(Collected data)

========================

# AbnerVictor/OOD-GAN-inversion

Hardware: AMD Instinct MI355X
Metric: 1024² face inversions/sec (100 W+ steps) (higher is better)
Workload: dtype f16-split (hi+lo f16 operands, f32 accumulate): 3 MFMA/product in every forward conv (fp32-equivalent), 2 in the input-gradient convs (back-propagated gradient rounded to f16 before each contraction, weights keep hi+lo); dL/dW+ vs the float64 reference 1.4e-5..3.6e-5 ('f16s': 1.3e-5..2.6e-5, the ref

## Files before the change

ood-gan-inversion_amd/csrc/common.hpp:

```cpp
#pragma once
#include <hip/hip_runtime.h>
#include <cstdio>
#include <cstdarg>
#include <functional>
#include <utility>
#include "../../include/oodgan.h"

namespace oodgan {
struct PlanRec;
extern thread_local PlanRec* tl_plan_rec;
extern int g_null_launch;
void plan_append(std::function<void()>&& f);
template <class F>
inline void launch_rec(F&& f) {
    f();
    if (__builtin_expect(tl_plan_rec != nullptr, 0)) plan_append(std::function<void()>(std::forward<F>(f)));
}
}
#undef hipLaunchKernelGGL
#define hipLaunchKernelGGL(kernelName, numBlocks, numThreads, memPerBlock, streamId, ...)                                        \
    ::oodgan::launch_rec([=]() {                                                                                                 \
        if (!::oodgan::g_null_launch) (kernelName)<<<(numBlocks), (numThreads), (memPerBlock), (streamId)>>>(__VA_ARGS__);      \
    })

namespace oodgan {

void set_error(const char* fmt, ...);

enum { OODGAN_TUN_S1_BIG_MIN_ITEMS = 0, OODGAN_TUN_S2_BIG_MIN_ITEMS, OODGAN_TUN_T2_BIG_MIN_ITEMS, OODGAN_TUN_BLURT_STRIP, OODGAN_TUN_BLUR_STRIP, OODGAN_TUN_UPVB_WAVES, OODGAN_TUN_FEWOUT_QUAD, OODGAN_TUN_TINY_MID_MAX, OODGAN_TUN_STRIPX_WAVES, OODGAN_TUN_COUNT };
long tunable(int id);

enum { OODGAN_DC_STRIPX = 0, OODGAN_DC_STRIP, OODGAN_DC_S1BIG, OODGAN_DC_S1V2, OODGAN_DC_S1PP, OODGAN_DC_TINY, OODGAN_DC_T2BIG,
       OODGAN_DC_T2V2, OODGAN_DC_T2GEN, OODGAN_DC_S2BIG, OODGAN_DC_S2V2, OODGAN_DC_S2GEN, OODGAN_DC_UPVB,
       OODGAN_DC_S1BIG_YS, OODGAN_DC_S2BIG_FUSE, OODGAN_DC_S2BIG_DOTXS,
       OODGAN_DC_S1BIG_G2, OODGAN_DC_S2BIG_G2, OODGAN_DC_STRIPX_G2, OODGAN_DC_S2BIG_XH, OODGAN_DC_S1BIG_XH,
       OODGAN_DC_COMPOSITE_MSE,
       OODGAN_DC_SSIM,
       OODGAN_DC_ROBUST,
       OODGAN_DC_AREA_POOL,
       OODGAN_DC_POOLED_PIXEL, OODGAN_DC_COUNT };
void count_dispatch(int id);

bool bound_device_ok(const char* what);

inline int check_launch(const char* what) {
    hipError_t e = hipGetLastError();
    if (e != hipSuccess) {
        set_error("%s: %s", what, hipGetErrorString(e));
        return OODGAN_E_LAUNCH;
    }
    return OODGAN_OK;
}

#define OODGAN_REQUIRE(cond, ...)          \
    do {                                    \
        if (!(cond)) {                      \
            oodgan::set_error(__VA_ARGS__); \
            return OODGAN_E_ARG;            \
        }                                   \
    } while (0)

constexpr float kSqrt2 = 1.4142135623730951f;
constexpr float kInvPos = 1.f / kSqrt2, kInvNeg = 1.f / (0.2f * kSqrt2);
constexpr int kWave = 64;

inline hipStream_t as_stream(void* s) { return reinterpret_cast<hipStream_t>(s); }

inline int stream_grid(long work_items, int block) {
    long g = (work_items + block - 1) / block;
    if (g > 2048) g = 2048;
    if (g < 1) g = 1;
    return static_cast<int>(g);
}

__device__ __forceinline__ float wave_sum(float v) {
#pragma unroll
    for (int o = 32; o > 0; o >>= 1) v += __shfl_xor(v, o, 64);
    return v;
}

__device__ __forceinline__ float row_sum16(const float* __restrict__ p, int n, int l) {
    float v[4];
// ... 119 lines not shown
```

ood-gan-inversion_amd/csrc/conv_f16s_s2big.hip:

```cpp
#include "conv_common.hpp"
#include "sform.hpp"
#include <cstdint>
#include <cstdlib>
#include <type_traits>

using namespace oodgan;

typedef _Float16 half8 __attribute__((ext_vector_type(8)));
typedef __attribute__((address_space(3))) void lds_void;

#ifdef OODGAN_CLOCK_STAMP
__device__ unsigned long long* g_s2big_stamp = nullptr;
__device__ long g_s2big_stamp_n = 0;
#define S2_STAMP(i) do { if (FUSE && (wave == 0 || wave == 7)) stv[i] = __builtin_amdgcn_s_memtime(); } while (0)
#else
#define S2_STAMP(i)
#endif
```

========================

**Action item:**
Search the entries for the string "define" and collect each line that has it.

**The answer:**
#define hipLaunchKernelGGL(kernelName, numBlocks, numThreads, memPerBlock, streamId, ...)                                        \
#define OODGAN_REQUIRE(cond, ...)          \
#define S2_STAMP(i) do { if (FUSE && (wave == 0 || wave == 7)) stv[i] = __builtin_amdgcn_s_memtime(); } while (0)
#define S2_STAMP(i)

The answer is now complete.